DIRECTIONS FOR THIS TASK >> Present each line of the entries below that holds the word "volatile".

DATA SUPPLIED >>
#####
# DLR-RM/curvature

Hardware: AMD Instinct MI355X
Metric: KFAC factor-build + invert + sample throughput (higher is better)
Workload: dtype f32

## Files before the change

### curvature_amd/csrc/gemm_nt.h

```cpp
#pragma once
#include "common.h"

namespace curv {

constexpr int GEMM_THREADS = 256;

struct GemmDev {
  const float* A;
  const float* B;
  float* C;
  const float* E;
  const float* F;
  long long a_rs, a_cs;
  long long b_rs, b_cs;
  long long c_rs, c_cs;
  long long e_rs, e_cs;
  long long f_rs, f_cs;
  int M, N, K;
  int epilogue;
  float alpha, beta;
  int tiles_n, tile_base;
  int tm;
  int tri;
  unsigned a_bytes, b_bytes;
// ... 20 lines not shown
typedef __attribute__((address_space(3))) char lds_char_t;

__device__ __forceinline__ void nt_epilogue(const GemmDev& d, int i, int j, float acc) {
  gfl* C = (gfl*)d.C;
  const gfl* E = (const gfl*)d.E;
  const gfl* F = (const gfl*)d.F;
  const int ep = d.epilogue;
  const long long ci = i * d.c_rs + j * d.c_cs;
  float v = d.alpha * acc;
  if (ep == CURV_EPI_SQUARE) v = d.alpha * acc * acc;
  else if (ep == CURV_EPI_MUL_E) v *= E[i * d.e_rs + j * d.e_cs];
  else if (ep == CURV_EPI_ADD_E) v += E[i * d.e_rs + j * d.e_cs];
  else if (ep == CURV_EPI_MUL_E_ADD_F) v = v * E[i * d.e_rs + j * d.e_cs] + F[i * d.f_rs + j * d.f_cs];
  if (d.beta != 0.0f) v += d.beta * C[ci];
  C[ci] = v;
}

__device__ __forceinline__ void gemm_nt_tile(const GemmDev& d, int local, lds_char_t* lds, float* __restrict__ slabs) {
  using namespace nt;
  const int tid = threadIdx.x, lane = tid & 63;
  const int wave = __builtin_amdgcn_readfirstlane(tid >> 6);
  const int r32 = lane & 31, h = lane >> 5;
  const int wm = wave >> 1, wn = wave & 1;
  const bool split = d.n_slices > 1;
  const int item = local;
  int slice = 0;
  if (split) { slice = local % d.n_slices; local /= d.n_slices; }
  int tm = local / d.tiles_n, tn = local - tm * d.tiles_n;
  if (d.tri == CURV_TRI_A_LOWER) tm = (d.M + TM - 1) / TM - 1 - tm;
  else if (d.tri == CURV_TRI_B_UPPER) tn = d.tiles_n - 1 - tn;
  const int i0 = tm * TM, j0 = tn * TM, M = d.M, N = d.N;
  int K = d.K;
  const bool cut = (d.tri == CURV_TRI_A_LOWER && i0 + TM < K) || (d.tri == CURV_TRI_B_UPPER && j0 + TM < K);
  if (d.tri == CURV_TRI_A_LOWER) K = min(K, i0 + TM);
  else if (d.tri == CURV_TRI_B_UPPER) K = min(K, j0 + TM);
  int kb = 0;
  bool inner = false;
  if (split) {
    kb = slice * d.kslice;
    if (kb >= K) return;
    inner = kb + d.kslice < K;
    K = min(K, kb + d.kslice);
  }
  (void)cut; (void)inner;
  const int n_stages = (K - kb + KC - 1) / KC;

  const int rsub = RPP * wave + (lane >> LANES_PER_ROW_SHIFT);
  const int g_lane = (lane & (SLOTS - 1)) ^ ((rsub >> KEY_SHIFT) & (SLOTS - 1));
  int voff_a[PIECES], voff_b[PIECES];
#pragma unroll
  for (int p = 0; p < PIECES; ++p) {
    const int ra = min(i0 + 4 * RPP * p + rsub, M - 1), rb = min(j0 + 4 * RPP * p + rsub, N - 1);
    voff_a[p] = (int)(((long long)ra * d.a_rs + 4 * g_lane) * 4);
    voff_b[p] = (int)(((long long)rb * d.b_cs + 4 * g_lane) * 4);
  }
  const __amdgpu_buffer_rsrc_t rsa = __builtin_amdgcn_make_buffer_rsrc((void*)d.A, 0, d.a_bytes, 0x00020000);
  const __amdgpu_buffer_rsrc_t rsb = __builtin_amdgcn_make_buffer_rsrc((void*)d.B, 0, d.b_bytes, 0x00020000);

  unsigned addr[4][STEPS];
#pragma unroll
  for (int o = 0; o < 4; ++o) {
    const int R = ((o < 2) ? 64 * wm : 64 * wn) + (o & 1) * 32 + r32;
    const unsigned pbase = (o < 2) ? 0u : 2u * PANEL_B;
    const int rkey = (R >> KEY_SHIFT) & (SLOTS - 1);
#pragma unroll
    for (int j = 0; j < STEPS; ++j) addr[o][j] = pbase + R * ROW_B + (((2 * j + h) ^ rkey) << 4);
  }
  f32x16 c00 = {0}, c01 = {0}, c10 = {0}, c11 = {0};

  constexpr int OOB = (int)0x80000000;
  auto issue = [&](int i, bool live, int k0n, unsigned nbuf) {
    const int p = i / PIECES, slot = i % PIECES;
    const unsigned lbase = (p ? 2u * PANEL_B : 0u) + nbuf + (unsigned)(RPP * wave + 4 * RPP * slot) * ROW_B;
    if (p == 0) __builtin_amdgcn_raw_ptr_buffer_load_lds(rsa, (lds_void_t*)(lds + lbase), 16, live ? voff_a[slot] : OOB, k0n * 4, 0, 0);
    else __builtin_amdgcn_raw_ptr_buffer_load_lds(rsb, (lds_void_t*)(lds + lbase), 16, live ? voff_b[slot] : OOB, k0n * 4, 0, 0);
  };
  if (n_stages > 0) {
    const bool live = kb + 4 * g_lane < K;
#pragma unroll
    for (int i = 0; i < NP; ++i) issue(i, live, kb, 0u);
  }
  for (int t = 0; t < n_stages; ++t) {
    __builtin_amdgcn_s_waitcnt(0x0f70);
    __syncthreads();
    const bool more = t + 1 < n_stages;
    const int k0n = kb + (t + 1) * KC;
    const bool live_n = more && k0n + 4 * g_lane < K;
    const unsigned buf = (unsigned)(t & 1) * PANEL_B, nbuf = PANEL_B - buf;
    const int kbase = kb + t * KC;
    const bool tail_stage = kbase + KC > K;
    auto rd = [&](int o, int j) { return *reinterpret_cast<const __attribute__((address_space(3))) f32x4*>(lds + addr[o][j] + buf); };
    auto mask_step = [&](int j, f32x4& xa0, f32x4& xa1, f32x4& xb0, f32x4& xb1) {
      if (tail_stage) {
        asm volatile("; k tail" ::: "memory");
#pragma unroll
        for (int e = 0; e < 4; ++e) {
          const bool gone = kbase + 4 * (2 * j + h) + e >= K;
          xa0[e] = gone ? 0.0f : xa0[e]; xa1[e] = gone ? 0.0f : xa1[e];
          xb0[e] = gone ? 0.0f : xb0[e]; xb1[e] = gone ? 0.0f : xb1[e];
        }
      }
    };
    f32x4 a0 = rd(0, 0), a1 = rd(1, 0), b0 = rd(2, 0), b1 = rd(3, 0);
#pragma unroll
    for (int j = 0; j < STEPS; ++j) {
      mask_step(j, a0, a1, b0, b1);
      f32x4 na0, na1, nb0, nb1;
      if (j + 1 < STEPS) { na0 = rd(0, j + 1); na1 = rd(1, j + 1); nb0 = rd(2, j + 1); nb1 = rd(3, j + 1); }
#pragma unroll
      for (int e = 0; e < 4; ++e) {
        c00 = __builtin_amdgcn_mfma_f32_32x32x2f32(a0[e], b0[e], c00, 0, 0, 0);
        c01 = __builtin_amdgcn_mfma_f32_32x32x2f32(a0[e], b1[e], c01, 0, 0, 0);
        c10 = __builtin_amdgcn_mfma_f32_32x32x2f32(a1[e], b0[e], c10, 0, 0, 0);
        c11 = __builtin_amdgcn_mfma_f32_32x32x2f32(a1[e], b1[e], c11, 0, 0, 0);
        if (e < PPS && PPS * j + e < NP) issue(PPS * j + e, live_n, k0n, nbuf);
      }
      if (j + 1 < STEPS) { a0 = na0; a1 = na1; b0 = nb0; b1 = nb1; }
    }
  }

  if (split) {
    gfl* slab = (gfl*)slabs + d.slab_base + (long long)item * (TM * TM);
    auto store_raw = [&](const f32x16& acc, int m, int n) {
      const int c = 64 * wn + 32 * n + r32;
#pragma unroll
      for (int reg = 0; reg < 16; ++reg) {
        const int r = 64 * wm + 32 * m + (reg & 3) + 8 * (reg >> 2) + 4 * h;
        slab[r * TM + c] = acc[reg];
      }
    };
    store_raw(c00, 0, 0);
    store_raw(c01, 0, 1);
    store_raw(c10, 1, 0);
    store_raw(c11, 1, 1);
// ... 18 lines not shown
```

### curvature_amd/csrc/invert.hip

```cpp
#include <type_traits>
#include "kernarg.h"
#include "mma64.h"
#include <hip/hip_ext.h>

#include <algorithm>
#include <chrono>
#include <cstdlib>
#include <mutex>
#include <vector>

namespace curv {

constexpr int INV_THREADS = MMA_THREADS;
constexpr int SQ_FLAGS = 32;
constexpr int SQ_FD = 0, SQ_FLC = 4, SQ_FLROW = 8, SQ_FT = 12;
constexpr int SQ_SPIN_LIMIT = 1 << 21;
#ifdef CURV_SQ_TRACE
__device__ long long g_sq_trace[256];
#define KT_BEGIN(slot) { if (threadIdx.x == 0 && k0 == 4 * (CURV_SQ_TRACE - 1)) atomicMax((unsigned long long*)&g_sq_trace[slot], (1ull << 62) - (unsigned long long)wall_clock64()); }
#define KT_END(slot) { if (threadIdx.x == 0 && k0 == 4 * (CURV_SQ_TRACE - 1)) atomicMax((unsigned long long*)&g_sq_trace[slot], (unsigned long long)wall_clock64()); }
#define SQT(slot) { if (threadIdx.x == 0 && f == 0 && stamp == CURV_SQ_TRACE) g_sq_trace[slot] = wall_clock64(); }
#define FIT(k) { if (threadIdx.x == 0 && trace_base >= 0) g_sq_trace[trace_base + (k)] = wall_clock64(); }
#else
#define SQT(slot)
// ... 5 lines not shown
#define PQT(slot) { if (threadIdx.x == 0 && blockIdx.x == 0 && k0 == 4 * (CURV_SQ_TRACE - 1)) g_sq_trace[slot] = wall_clock64(); }
#else
#define PQT(slot)
#endif

struct InvDev {
  const float* F;
  float* L;
  double* W;
  double* X;
  int* info;
  int n, np, P;
  float sqrt_s, sqrt_n;
  int reverse;
  int f64_in;
  double* Xout;
  const double* R;
  double* Zm;
  int r_minus, pad_;
  float* C32;
  float* X32;
  float* S32;
  double pivot_min;
};
typedef __attribute__((address_space(1))) float gfloat;
__device__ __host__ __forceinline__ bool s_in_sweep(const InvDev& d) { return d.X32 == nullptr; }
__device__ __host__ __forceinline__ int s_kind(const InvDev& d) { return d.X32 != nullptr ? 0 : (d.Zm != nullptr ? 2 : 1); }
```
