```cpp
struct JvpSplitRole {
  RowsArgs a;
  BDims b;
  const float* img;
  const float* imt;
  MlpDims dd;
  int lane, h, PS;
  bool need_z;
  float xv[MAX_KS0B][8];
  f32x16 h1[2];

  __device__ __forceinline__ void init(const RowsArgs& a_, const BDims& b_, const float* img_, const float* imt_,
                                       int lane_) {
    a = a_;
    b = b_;
    img = img_;
    imt = imt_;
    dd = head_dims(a.d, b);
    lane = lane_;
    h = lane >> 5;
    PS = split_fw(b);
    need_z = a.head != MRL_HEAD_GAUSS;
  }
  __device__ __forceinline__ void load_xh1(int64_t t, float (&x)[MAX_KS0B][8], f32x16* hh) {
    const int64_t r = t * 32 + (lane & 31);
    XGlobalNB xl{a.x, a.ept, a.ts_limit, a.n_obs, r, r < a.n};
#pragma unroll
    for (int s0 = 0; s0 < MAX_KS0B; ++s0)
#pragma unroll
      for (int j = 0; j < 8; ++j) x[s0][j] = s0 < b.KS0B ? xl(16 * s0 + 8 * h + j) : 0.f;
    cache_load(a.cache + t * CACHE_TILE_FLOATS, lane, 0, hh[0]);
    cache_load(a.cache + t * CACHE_TILE_FLOATS, lane, 1, hh[1]);
  }
  __device__ __forceinline__ void prologue(int64_t tile) { load_xh1(tile, xv, h1); }
  template <bool PF = true, class Sink>
  __device__ __forceinline__ void tile(int64_t tile, int64_t tn, Sink&& sink) {
    const int64_t row = tile * 32 + (lane & 31);
    const bool valid = row < a.n;
    const float* ct = a.cache + tile * CACHE_TILE_FLOATS;
    f32x16 h2[2];
    if constexpr (PF) {
      cache_load(ct, lane, 2, h2[0]);
      cache_load(ct, lane, 3, h2[1]);
      __builtin_amdgcn_sched_barrier(0);
    }
    float xn[MAX_KS0B][8];
    f32x16 h1n[2];
    if constexpr (PF) load_xh1(tn, xn, h1n);
    else load_xh1(tile, xv, h1);
    __builtin_amdgcn_sched_barrier(0);
    f32x16 dh[2];
    dh[0] = load_bias16(imt, b.fb0, 0, h);
    dh[1] = load_bias16(imt, b.fb0, 1, h);
#pragma unroll
    for (int s0 = 0; s0 < MAX_KS0B; ++s0) {
      if (s0 < b.KS0B) {
        bf16x8 xs[3];
        split8v(xv[s0], xs);
        mfma_split(imt, b.fa0, PS, 0 * b.KS0B + s0, lane, xs, dh[0]);
        mfma_split(imt, b.fa0, PS, 1 * b.KS0B + s0, lane, xs, dh[1]);
      }
    }
    mul_dtanh16(dh[0], h1[0]);
    mul_dtanh16(dh[1], h1[1]);
    float z[MAX_OUT], dz[MAX_OUT], dzt[MAX_OUT];
#pragma unroll
    for (int o = 0; o < MAX_OUT; ++o) z[o] = dz[o] = dzt[o] = 0.f;
    f32x16 da2[2] = {load_bias16(imt, b.fb1, 0, h), load_bias16(imt, b.fb1, 1, h)};
#pragma unroll
    for (int s = 0; s < 4; ++s) {
      bf16x8 ps[3];
      split8(dh[s >> 1], s & 1, ps);
      mfma_split(img, b.fa1, PS, 0 * 4 + s, lane, ps, da2[0]);
      mfma_split(img, b.fa1, PS, 1 * 4 + s, lane, ps, da2[1]);
    }
    FVP_SPLIT_FENCE();
    if constexpr (!PF) {
      cache_load(ct, lane, 2, h2[0]);
      cache_load(ct, lane, 3, h2[1]);
      __builtin_amdgcn_sched_barrier(0);
    }
#pragma unroll
    for (int s = 0; s < 4; ++s) {
      bf16x8 ps[3];
      split8(h1[s >> 1], s & 1, ps);
      mfma_split(imt, b.fa1, PS, 0 * 4 + s, lane, ps, da2[0]);
      mfma_split(imt, b.fa1, PS, 1 * 4 + s, lane, ps, da2[1]);
    }
    FVP_SPLIT_FENCE();
#pragma unroll
    for (int mo = 0; mo < 2; ++mo) {
      f32x16& da = da2[mo];
      mul_dtanh16(da, h2[mo]);
      if (need_z) head_partial_mt(img, dd, h2[mo], mo, h, z);
      head_partial_mt(img, dd, da, mo, h, dz);
      head_partial_mt(imt, dd, h2[mo], mo, h, dzt);
      FVP_SPLIT_FENCE();
    }
    if (need_z) head_finish(img, dd, z);
#pragma unroll
    for (int o = 0; o < MAX_OUT; ++o) dz[o] += dzt[o];
    head_finish(imt, dd, dz);
    sink(valid, row, z, dz);
    if constexpr (PF) {
#pragma unroll
      for (int s0 = 0; s0 < MAX_KS0B; ++s0)
#pragma unroll
        for (int j = 0; j < 8; ++j) xv[s0][j] = xn[s0][j];
      h1[0] = h1n[0];
      h1[1] = h1n[1];
    }
  }
};

template <int EPI, bool LDSHEAD = false>
__device__ __forceinline__ void split_rows_tile(const RowsArgs& a, const BDims& b, const float* img, const MlpDims& dd,
                                                int lane, int64_t tile, bool store, const float (&ls)[MAX_OUT],
                                                const float (&sd)[MAX_OUT], const float (&dls)[MAX_OUT],
                                                double& acc0, double& acc1, double& acc2, const RowsArgs& ae,
                                                int64_t erow) {
  const int h = lane >> 5, PS = split_fw(b);
  const int64_t row = tile * 32 + (lane & 31);
  const bool valid = row < a.n;
  XGlobalNB xl{a.x, a.ept, a.ts_limit, a.n_obs, row, valid};
  float* ct = store ? a.cache + tile * CACHE_TILE_FLOATS : nullptr;
  f32x16 h1[2] = {load_bias16(img, b.fb0, 0, h), load_bias16(img, b.fb0, 1, h)};
#pragma unroll
  for (int s0 = 0; s0 < MAX_KS0B; ++s0) {
    if (s0 < b.KS0B) {
      float xv[8];
#pragma unroll
      for (int j = 0; j < 8; ++j) xv[j] = xl(16 * s0 + 8 * h + j);
      bf16x8 xs[3];
      split8v(xv, xs);
      mfma_split(img, b.fa0, PS, 0 * b.KS0B + s0, lane, xs, h1[0]);
      mfma_split(img, b.fa0, PS, 1 * b.KS0B + s0, lane, xs, h1[1]);
    }
  }
  tanh16(h1[0]);
  tanh16(h1[1]);
  if (store) {
    cache_store(ct, lane, 0, h1[0]);
    cache_store(ct, lane, 1, h1[1]);
  }
  f32x16 a2[2] = {load_bias16(img, b.fb1, 0, h), load_bias16(img, b.fb1, 1, h)};
#pragma unroll
  for (int s = 0; s < 4; ++s) {
    bf16x8 ps[3];
    split8(h1[s >> 1], s & 1, ps);
    mfma_split(img, b.fa1, PS, 0 * 4 + s, lane, ps, a2[0]);
    mfma_split(img, b.fa1, PS, 1 * 4 + s, lane, ps, a2[1]);
  }
  FVP_SPLIT_FENCE();
  float z[MAX_OUT], dz[MAX_OUT];
#pragma unroll
  for (int o = 0; o < MAX_OUT; ++o) z[o] = dz[o] = 0.f;
#pragma unroll
  for (int mo = 0; mo < 2; ++mo) {
    tanh16(a2[mo]);
    if (store) cache_store(ct, lane, 2 + mo, a2[mo]);
    head_partial_mt(img, dd, a2[mo], mo, h, z);
  }
  head_finish(img, dd, z);
  if constexpr (EPI == MRL_EPI_PROB)
    if (a.feat != nullptr && valid) write_feature_row(a, row, h, xl);
  if (valid && h == 0) row_epilogue<EPI, MAX_OUT, LDSHEAD>(ae, erow, z, dz, ls, sd, dls, acc0, acc1, acc2);
}

}
```

### modular_rl_amd/csrc/mlp_device.h

```cpp
#pragma once
#include "mlp_layout.h"

#define WAVE_LDS_ORDER() asm volatile("" ::: "memory")

namespace mrl {

__device__ inline f32x16 zero16() {
  f32x16 z;
#pragma unroll
  for (int i = 0; i < 16; ++i) z[i] = 0.f;
  return z;
}

__device__ inline float4 ld4(const float* p) { return *reinterpret_cast<const float4*>(p); }
__device__ inline float f4get(const float4& v, int q) { return q == 0 ? v.x : (q == 1 ? v.y : (q == 2 ? v.z : v.w)); }

__device__ inline f32x16 load_bias16(const float* lds, int off, int mo, int h) {
  const float* p = lds + off + (mo * 2 + h) * 16;
  const float4 a = ld4(p), b = ld4(p + 4), c = ld4(p + 8), e = ld4(p + 12);
  f32x16 r;
  r[0] = a.x; r[1] = a.y; r[2] = a.z; r[3] = a.w;
  r[4] = b.x; r[5] = b.y; r[6] = b.z; r[7] = b.w;
  r[8] = c.x; r[9] = c.y; r[10] = c.z; r[11] = c.w;
  r[12] = e.x; r[13] = e.y; r[14] = e.z; r[15] = e.w;
  return r;
}

__device__ inline float4 frag4(const float* lds, int seg, int KSp, int mo, int s4, int lane) {
  return reinterpret_cast<const float4*>(lds + seg)[(mo * (KSp / 4) + s4) * 64 + lane];
}
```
#####
EXERCISE RESULT >>
        asm volatile("; k tail" ::: "memory");
#define WAVE_LDS_ORDER() asm volatile("" ::: "memory")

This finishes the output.